Time Out says
Theater review by David Cote. Playwrights Horizons (see Off Broadway). By Annie Baker. Dir. Sam Gold. With Matthew Maher, Aaron Clifton Moten, Louisa Krause, Alex Hanna. 3hrs. One intermission.
In the beginning, there is light in Annie Baker’s The Flick. And it is good. Well, not good; kind of irritating, actually. A bright beam, simulating a film projector, strobes at the audience for two actionless minutes while a Bernard Herrmann score shakes its modernist fist at us. After this light-and-sound prelude ends, and queasy, fluorescent lights snap up on an empty movie theater for the first scene, you see dancing dots as your eyes adjust. How apt that a play about lacking vision—moral, personal and aesthetic—starts off by blurring ours.
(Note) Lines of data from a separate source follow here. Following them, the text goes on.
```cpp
__device__ __forceinline__ d2 ld16(__amdgpu_buffer_rsrc_t r, u32 off) { return __builtin_bit_cast(d2, __builtin_amdgcn_raw_buffer_load_b128(r, (int)off, 0, 0)); }
__device__ __forceinline__ void st16(__amdgpu_buffer_rsrc_t r, u32 off, d2 v) { __builtin_amdgcn_raw_buffer_store_b128(__builtin_bit_cast(v4u, v), r, (int)off, 0, 0); }
__device__ __forceinline__ double ld8(__amdgpu_buffer_rsrc_t r, u32 off) { return __builtin_bit_cast(double, __builtin_amdgcn_raw_buffer_load_b64(r, (int)off, 0, 0)); }
__device__ __forceinline__ void st8(__amdgpu_buffer_rsrc_t r, u32 off, double v) { __builtin_amdgcn_raw_buffer_store_b64(__builtin_bit_cast(v2u, v), r, (int)off, 0, 0); }

}
```

Before: 4165 matvecs/s.

## Rebase buffer resources per tile to lift the 896MB array size cap

The vec4 sweep kernel now builds a buffer resource per tile, based at the tile origin with a remaining-length bound, instead of one whole-array resource with byte offsets. This lets arrays exceed the old ~0.9 GB limit that forced a fallback to slower sweep paths. Invalid loads are now masked through a zero-size resource, and partial-column stores use an exec mask. It also adds a separate launch counter for vec kernels. In exchange, every tile pays extra scalar work to build resources, and the inline exec-mask assembly is fragile.

```diff
diff --git a/include/chebhip.h b/include/chebhip.h
--- a/include/chebhip.h
+++ b/include/chebhip.h
@@ -367,6 +367,7 @@
 const char *chebhip_option_name(int index);
 
 long chebhip_launch_count(void);
+long chebhip_vec_launch_count(void);
 
 enum {
   CHEBHIP_STAGE_CHEB_APPLY = 0, CHEBHIP_STAGE_ELL_MULT, CHEBHIP_STAGE_ELL_FUNCTION, CHEBHIP_STAGE_STOKES_MULT,
diff --git a/spectral-petsc_amd/__init__.py b/spectral-petsc_amd/__init__.py
--- a/spectral-petsc_amd/__init__.py
+++ b/spectral-petsc_amd/__init__.py
@@ -7,7 +7,7 @@
 INCLUDE_DIR = os.path.join(os.path.dirname(_HERE), "include")
 
 ABI_SYMBOLS = [
-    "chebhip_last_error", "chebhip_version", "chebhip_arch", "chebhip_launch_count",
+    "chebhip_last_error", "chebhip_version", "chebhip_arch", "chebhip_launch_count", "chebhip_vec_launch_count",
     "chebhip_set_option", "chebhip_get_option", "chebhip_option_name",
     "cheb_plan_create", "cheb_apply", "cheb_apply_host", "cheb_plan_destroy", "cheb_plan_size",
     "cheb_plan_create_trimmed", "cheb_apply_lap1d", "cheb_slab_pack", "cheb_slab_unpack_add",
@@ -100,6 +100,7 @@
         L.chebhip_last_error.restype = C.c_char_p
         L.chebhip_arch.restype = C.c_char_p
         L.chebhip_launch_count.restype = C.c_long
+        L.chebhip_vec_launch_count.restype = C.c_long
         L.chebhip_set_option.argtypes = [C.c_char_p, C.c_int]
         L.chebhip_get_option.argtypes = [C.c_char_p, C.POINTER(C.c_int)]
         L.chebhip_option_name.argtypes = [C.c_int]
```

Directed (like most of Baker’s world premieres) by Sam Gold, The Flick will separate the author’s casual fans from her ardent devotees. First, it’s roughly twice as long as Baker’s usual sad-and-lonely human dioramas, flouting the unwritten law that such formal experiments should not run longer than 90 minutes. Second, Baker and Gold allow even more dead air to surround the countless pauses and ellipses that punctuate the characters’ sometimes loaded, sometimes perfunctory dialogue. Arid expanses of stage time unfold wordlessly as workers at a run-down movie house in Worcester County, Massachusetts, dutifully sweep up popcorn or avoid conversation that could lead to painful personal details. It’s high drama when a tapioca-pudding spill is discovered in one of the rows. There are many laughs, to be sure; Baker’s almost pitiless gaze at people’s foibles and verbal tics naturally produces waves of cringe comedy. But there are just as many moments of confusion, despair and inchoate longing.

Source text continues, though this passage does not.